@ander, you seem to be accurate most of the time. I love your analysis !
I'm myself reading my first book on TA. Do you have in mind some books you would recommend me.
I'm a professional poker player since years now. I don't need to much information on bankroll managment and mindset. I'm use to deal with these things.
My main focus is learning the basics, have a solid knowledge ground to build on it.
Any recommendations ?
I think you can learn it all from online sites.
Most important things, imo: Support and resistance levels, trendlines, moving average crossovers (MACD).
Thanks you Ander ! I started to play around with a couple of btc at Poloniex with my very fresh new learnings of support/resistance and volume. I'm finishing my first book. So far so good.
I'll check more in details the moving average crossovers (MACD).
Ander may disagree with this, but I think you would be much better off just using a "naked" chart that only has candles on it. Maybe add a 20ema, but that's it. This way will teach you how to read market structure and you will become much more familiar with price action patterns.
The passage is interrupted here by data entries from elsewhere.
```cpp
struct GBlockBwdArgs {
    const char* imgH;
    const char *imgBh, *imgB2, *imgB1;
    const uint16_t *H2, *H1;
    const float* gx;
    int M, k, B, D;
    EpsSrc eps;
    const float* head1; int ldH1;
    const float* DZIN;
    uint16_t* DHP;
    uint16_t *D2P, *D1P;
    float* DZ2;
    uint16_t* DZD;
    const float* DZDEC;
    int ldDZDEC;
// ... 354 lines not shown
```

iwae_amd/csrc/kernels.hip:

```cpp
#include <hip/hip_runtime.h>
#include <hip/hip_ext.h>
#include <stdint.h>
#include <string.h>
#include <type_traits>
#include <algorithm>
#include "kernels.h"
#include "layout.h"
#include "device_helpers.h"

#ifdef IWAE_DIAG
#define WG_DBG(a, bit) (((a).dbg & (bit)) != 0)
#else
#define WG_DBG(a, bit) false
#endif
namespace iwae {

__device__ __forceinline__ void eps4(const EpsSrc& e, int b, int s, int row, int d4, int D, float n[4]) {
    if (e.cache) {
        const float4 v = *(const float4*)(e.cache + (size_t)row * e.ldC + 4 * d4);
        n[0] = v.x; n[1] = v.y; n[2] = v.z; n[3] = v.w;
    } else if (e.user) {
        const float* p = e.user + ((size_t)s * e.B + b) * D + 4 * d4;
#pragma unroll
        for (int i = 0; i < 4; ++i) n[i] = (4 * d4 + i < D) ? p[i] : 0.0f;
// ... 2905 lines not shown
            }
        }
    }
}

template <int NW, int IGC, int AI, int BJ, bool SC>
__global__ __launch_bounds__(NW * 64, (AI * BJ > 16) ? 2 : NW / 4) void wgradp_kernel(WgradPArgs a) {
    int bx = blockIdx.x, by = blockIdx.y, bz = blockIdx.z;
    const int gx = gridDim.x, gy = gridDim.y, nb = gx * gy * (int)gridDim.z;
    if ((nb & 7) == 0) {
        const int L = bx + gx * (by + gy * bz);
        const int V = (L & 7) * (nb >> 3) + (L >> 3);
        bx = V % gx; by = (V / gx) % gy; bz = V / (gx * gy);
    }
    wgradp_body<NW, IGC, AI, BJ, SC>(a, bx, by, bz);
}

__device__ __forceinline__ void wait_vmem_but_ws(int n) {
#define IWAE_WS_CASE(k) case k: asm volatile("s_waitcnt vmcnt(" #k ")" ::: "memory"); break;
    switch (n) {
        IWAE_WS_CASE(0) IWAE_WS_CASE(1) IWAE_WS_CASE(2) IWAE_WS_CASE(3) IWAE_WS_CASE(4) IWAE_WS_CASE(5) IWAE_WS_CASE(6) IWAE_WS_CASE(7)
        IWAE_WS_CASE(8) IWAE_WS_CASE(9) IWAE_WS_CASE(10) IWAE_WS_CASE(11) IWAE_WS_CASE(12) IWAE_WS_CASE(13) IWAE_WS_CASE(14) IWAE_WS_CASE(15)
        IWAE_WS_CASE(16) IWAE_WS_CASE(17) IWAE_WS_CASE(18) IWAE_WS_CASE(19) IWAE_WS_CASE(20) IWAE_WS_CASE(21) IWAE_WS_CASE(22) IWAE_WS_CASE(23)
        default: asm volatile("s_waitcnt vmcnt(24)" ::: "memory"); break;
    }
#undef IWAE_WS_CASE
}
#ifdef IWAE_DENSE_STAMPS
#define WS_STAMP(slot)                                                                 \
    {                                                                                  \
        unsigned long long t_;                                                         \
        __builtin_amdgcn_sched_barrier(0);                                             \
        asm volatile("s_memtime %0\n\ts_waitcnt lgkmcnt(0)" : "=s"(t_)::"memory");     \
        __builtin_amdgcn_sched_barrier(0);                                             \
        ws_sum[slot] += t_ - ws_prev;                                                  \
        ws_prev = t_;                                                                  \
    }
#define WS_STAMP_OUT()                                                                                                         \
    if (a.stamps && lane == 0) {                                                                                               \
        for (int i_ = 0; i_ < 8; ++i_) a.stamps[((size_t)sid * (NCW + NLW) + wave) * 8 + i_] = ws_sum[i_];                     \
    }
#else
#define WS_STAMP(slot)
#define WS_STAMP_OUT()
#endif
__device__ __forceinline__ void wgradws_block(int& bx, int& bz, const int gx, const int nz) {
    const int nb = gx * nz;
    if ((nb & 7) == 0) {
        const int L = bx + gx * bz;
        const int V = (L & 7) * (nb >> 3) + (L >> 3);
        bx = V % gx; bz = V / gx;
    }
}
template <bool SC, int BJ, int NLW>
__device__ __forceinline__ void wgradws_body(const WgradPArgs& a, const int jt0, const int bz, const int sid) {
    extern __shared__ __attribute__((aligned(1024))) char smem[];
#ifdef IWAE_DENSE_STAMPS
    unsigned long long ws_sum[8] = {0, 0, 0, 0, 0, 0, 0, 0}, ws_prev = 0;
    asm volatile("s_memtime %0\n\ts_waitcnt lgkmcnt(0)" : "=s"(ws_prev)::"memory");
#endif
    constexpr int AI = 7, IGC = 2, NCW = 8, STRIP = 4 * BJ;
    constexpr int XT_BYTES = WG_SR * 512, GROW = STRIP * 32, GT_BYTES = WG_SR * GROW, BUF = XT_BYTES + GT_BYTES;
    constexpr int XP = XT_BYTES / 1024, GP = GT_BYTES / 1024, XPL = XP / NLW, GPL = GP / NLW, PPL = XPL + GPL;
    constexpr int SPR = GROW / 16, RPP = 1024 / GROW;
    static_assert(XP % NLW == 0 && GP % NLW == 0 && GPL >= 1 && GPL <= 4, "loader split");
    typedef __attribute__((ext_vector_type(4))) short v4s;
    auto gswz = [](int r) { return SPR >= 16 ? ((r & 3) << 2) : (((r >> 1) & 1) << 2); };
    const int tid = threadIdx.x, lane = tid & 63, wave = __builtin_amdgcn_readfirstlane(tid >> 6);
    const int rbeg = bz * a.rows_per_split;
    const int rend = min(a.M, rbeg + a.rows_per_split);
    const int nstage = (rend - rbeg + WG_SR - 1) / WG_SR;
    const int gcol0 = jt0 * 16;

    if (SC && wave >= NCW) {
        typedef __attribute__((ext_vector_type(4))) uint32_t u32x4;
        __builtin_amdgcn_s_setprio(3);
        const int lw = wave - NCW;
        const char* zsrc = a.zero + (lane & 31) * 16;
        const int xstride = WG_SR * a.ldX * 2, gstride = WG_DBG(a, 32) ? 0 : WG_SR * a.ldG * 2;
        const char* xbase[XPL]; int xlim[XPL];
#pragma unroll
        for (int i = 0; i < XPL; ++i) {
            const int pc = lw * XPL + i, rl = 2 * pc + (lane >> 5);
            const int col = ((lane & 31) ^ ((rl & 3) << 2)) * 8;
            xbase[i] = (const char*)a.X + ((size_t)(rbeg + rl) * a.ldX + col) * 2;
            xlim[i] = col < a.ldX ? rend - rbeg - rl : -(1 << 30);
        }
        const char* gbase[GPL]; int glim[GPL];
#pragma unroll
        for (int i = 0; i < GPL; ++i) {
            const int pc = lw * GPL + i, rl = RPP * pc + lane / SPR;
            const int col = gcol0 + ((lane % SPR) ^ gswz(rl)) * 8;
            const bool ok = col < a.ldG;
            gbase[i] = (const char*)a.G + ((size_t)(rbeg + rl) * a.ldG + (ok ? col : 0)) * 2;
            glim[i] = ok ? rend - rbeg - rl : -(1 << 30);
        }
        constexpr int NR = RPP * GPL;
        static_assert(NR == 8 || NR == 4, "row weights of a loader and stage are one s_load_dwordx8 / x4");
        typedef __attribute__((ext_vector_type(NR))) float wvec_t;
        auto load_w = [&](int st, wvec_t& w) {
            const uint64_t ad = (uint64_t)(a.rowscale + (rbeg + st * WG_SR + NR * lw));
            const uint64_t au = ((uint64_t)(uint32_t)__builtin_amdgcn_readfirstlane((int)(uint32_t)(ad >> 32)) << 32) |
                                (uint64_t)(uint32_t)__builtin_amdgcn_readfirstlane((int)(uint32_t)ad);
            if constexpr (NR == 8) asm volatile("s_load_dwordx8 %0, %1, 0x0" : "=s"(w) : "s"(au) : "memory");
            else asm volatile("s_load_dwordx4 %0, %1, 0x0" : "=s"(w) : "s"(au) : "memory");
        };
        auto wsel = [&](const wvec_t& w, int i) {
            float f = w[RPP * i];
#pragma unroll
            for (int r = 1; r < RPP; ++r) f = (lane / SPR == r) ? w[RPP * i + r] : f;
            return f;
        };
        constexpr int PER = GPL + XPL;
        u32x4 gq0[GPL], gq1[GPL], gq2[GPL], gq3[GPL];
        auto issue_g = [&](int st, int i, u32x4& dst) {
// ... 22 lines not shown
            for (int i = 0; i < XPL; ++i) issue_x(st, i);
        };
        if (0 < nstage) issue_all(0, gq0);
        if (1 < nstage) issue_all(1, gq1);
        if (2 < nstage) issue_all(2, gq2);
        wait_vmem_but_ws(per_stage(1) + per_stage(2));
        asm volatile("s_waitcnt lgkmcnt(0)" : "+s"(wcur) : : "memory");
        if (0 < nstage) {
#pragma unroll
            for (int i = 0; i < GPL; ++i) { asm volatile("" : "+v"(gq0[i])); put_piece(0, i, gq0[i], wcur); }
        }
        __syncthreads();
        WS_STAMP(0)
        auto iter = [&](int c, u32x4 (&gn)[GPL], u32x4 (&gc)[GPL]) {
            const bool next = c + 1 < nstage;
            if (next) load_w(c + 1, wcur);
            if (c + 3 < nstage) issue_all(c + 3, gn);
            WS_STAMP(1)
            if (next) {
                wait_vmem_but_ws(per_stage(c + 2) + per_stage(c + 3));
                asm volatile("s_waitcnt lgkmcnt(0)" : "+s"(wcur) : : "memory");
            }
            WS_STAMP(2)
            if (next) {
#pragma unroll
                for (int i = 0; i < GPL; ++i) { asm volatile("" : "+v"(gc[i])); put_piece(c + 1, i, gc[i], wcur); }
            }
            WS_STAMP(3)
            __syncthreads();
            WS_STAMP(4)
        };
        for (int c = 0; c < nstage; c += 4) {
            iter(c, gq3, gq1);
            if (c + 1 < nstage) iter(c + 1, gq0, gq2);
            if (c + 2 < nstage) iter(c + 2, gq1, gq3);
            if (c + 3 < nstage) iter(c + 3, gq2, gq0);
        }
        asm volatile("s_waitcnt vmcnt(0)" ::: "memory");
        WS_STAMP_OUT()
        return;
    }
    if (wave >= NCW) {
        const int lw = wave - NCW;
        const char* zsrc = a.zero + (lane & 31) * 16;
        const char* pbase[PPL];
        int plim[PPL];
        const int xstride = WG_SR * a.ldX * 2, gstride = WG_SR * a.ldG * 2;
#pragma unroll
        for (int i = 0; i < PPL; ++i) {
            const bool isx = i < XPL;
            int rl, col, ld;
            if (isx) {
                const int pc = lw * XPL + i;
                rl = 2 * pc + (lane >> 5);
                col = ((lane & 31) ^ ((rl & 3) << 2)) * 8;
                ld = a.ldX;
            } else {
                const int pc = lw * GPL + (i - XPL);
                rl = RPP * pc + lane / SPR;
                col = gcol0 + ((lane % SPR) ^ gswz(rl)) * 8;
                ld = a.ldG;
            }
            pbase[i] = (const char*)(isx ? a.X : a.G) + ((size_t)(rbeg + rl) * ld + col) * 2;
            plim[i] = col < ld ? rend - rbeg - rl : -(1 << 30);
        }
        auto issue = [&](int st) {
#pragma unroll
            for (int i = 0; i < PPL; ++i) {
                const bool isx = i < XPL;
                const int pc = isx ? lw * XPL + i : XP + lw * GPL + (i - XPL);
                const char* src = (st * WG_SR < plim[i]) ? pbase[i] + (size_t)st * (size_t)(isx ? xstride : gstride) : zsrc;
                glds16(src, (uint32_t)__builtin_amdgcn_readfirstlane((int)(lds_addr_of(smem + (st % WG_NST) * BUF) + (uint32_t)pc * 1024u)));
            }
        };
        if (0 < nstage) issue(0);
        if (1 < nstage) issue(1);
        if (2 < nstage) issue(2);
        wait_vmem_but_ws((1 < nstage ? PPL : 0) + (2 < nstage ? PPL : 0));
        __syncthreads();
        for (int c = 0; c < nstage; ++c) {
            const bool refill = c + 3 < nstage && !WG_DBG(a, 1);
            if (refill) issue(c + 3);
            if (c + 1 < nstage) wait_vmem_but_ws((c + 2 < nstage ? PPL : 0) + (refill ? PPL : 0));
            __syncthreads();
        }
        asm volatile("s_waitcnt vmcnt(0)" ::: "memory");
        return;
    }

    const int q = lane >> 4, l16 = lane & 15, qp = l16 >> 2, p = l16 & 3;
    const int ig = wave % IGC, jg = wave / IGC;
    f32x4 acc[AI][BJ], accb[BJ];
#pragma unroll
    for (int u = 0; u < BJ; ++u) {
        accb[u] = (f32x4){0.0f, 0.0f, 0.0f, 0.0f};
#pragma unroll
        for (int t = 0; t < AI; ++t) acc[t][u] = (f32x4){0.0f, 0.0f, 0.0f, 0.0f};
    }
    const int xrow_off = (4 * q + qp) * 512, grow_off = (4 * q + qp) * GROW;
    const uint4 ones = make_uint4(0x3F803F80u, 0x3F803F80u, 0x3F803F80u, 0x3F803F80u);
    const bool do_bias = ig == 0 && !WG_DBG(a, 4);
    __syncthreads();
    WS_STAMP(0)
    for (int c = 0; c < nstage; ++c) {
        const int buf = c % WG_NST;
        const char* xb = smem + buf * BUF + xrow_off + p * 16;
        const char* gbase = smem + buf * BUF + XT_BYTES + grow_off;
        uint4 g[BJ];
#pragma unroll
        for (int u = 0; u < BJ; ++u) {
            const int jl = jg * BJ + u;
            const char* gb = gbase + ((((4 * (jl >> 1)) ^ gswz(qp)) + p) * 16) + 8 * (jl & 1);
            const v4s g0 = __builtin_amdgcn_ds_read_tr16_b64_v4i16((__attribute__((address_space(3))) v4s*)gb);
            const v4s g1 = __builtin_amdgcn_ds_read_tr16_b64_v4i16((__attribute__((address_space(3))) v4s*)(gb + 16 * GROW));
            const uint2 glo = __builtin_bit_cast(uint2, g0), ghi = __builtin_bit_cast(uint2, g1);
            g[u] = make_uint4(glo.x, glo.y, ghi.x, ghi.y);
        }
        WS_STAMP(1)
        if (!WG_DBG(a, 2)) {
            lds_pipeline<AI, 3>(
                [&](int t) {
                    const int i = ig * AI + t;
                    const char* p0 = xb + ((((4 * (i >> 1)) ^ (qp << 2))) * 16) + 8 * (i & 1);
                    const v4s r0 = __builtin_amdgcn_ds_read_tr16_b64_v4i16((__attribute__((address_space(3))) v4s*)p0);
                    const v4s r1 = __builtin_amdgcn_ds_read_tr16_b64_v4i16((__attribute__((address_space(3))) v4s*)(p0 + 16 * 512));
                    const uint2 lo = __builtin_bit_cast(uint2, r0), hi = __builtin_bit_cast(uint2, r1);
                    return make_uint4(lo.x, lo.y, hi.x, hi.y);
                },
                [&](int t, const uint4& av) {
#pragma unroll
                    for (int u = 0; u < BJ; ++u) acc[t][u] = mfma16(av, g[u], acc[t][u]);
                });
        }
        if (do_bias) {
#pragma unroll
            for (int u = 0; u < BJ; ++u) accb[u] = mfma16(ones, g[u], accb[u]);
        }
        WS_STAMP(2)
        __syncthreads();
        WS_STAMP(3)
    }
    if (WG_DBG(a, 16)) return;
    float* slab = a.slabW + (size_t)bz * a.IT * 16 * a.JT * 16;
#pragma unroll
    for (int u = 0; u < BJ; ++u) {
        const int jt = jt0 + jg * BJ + u;
        if (jt < a.JT) {
#pragma unroll
            for (int t = 0; t < AI; ++t) {
                const int it = ig * AI + t;
                if (it < a.IT) {
#pragma unroll
                    for (int ii = 0; ii < 4; ++ii)
                        slab[(size_t)(it * 16 + 4 * q + ii) * (a.JT * 16) + jt * 16 + l16] = acc[t][u][ii];
                }
            }
            if (ig == 0 && q == 0) a.slabB[(size_t)bz * a.JT * 16 + jt * 16 + l16] = accb[u][0];
        }
    }
    WS_STAMP(4)
    WS_STAMP_OUT()
}
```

Indicators like stochastics, MACD, Alligator Oscillator, Awesome Oscillatore, CCI, RSI and thousands more are all lagging indicators. This means that they derive there value from past price points. They can be slightly useful, but often the newbie trader ends up filling their screens with 5 or 6 indicators and everything gets confusing. Your focus is also taken away from the price action when you have to look at a bunch of indicators. When you are first looking at using an indicator, it looks like it can never miss and it hits almost all bottoms and tops. Unfortunately once put into practice these indicators all generate tons of false signals due to a variety of factors that don't show up on historical charts. Mostly from incomplete candles, or they don't confirm until after a massive move has already been made.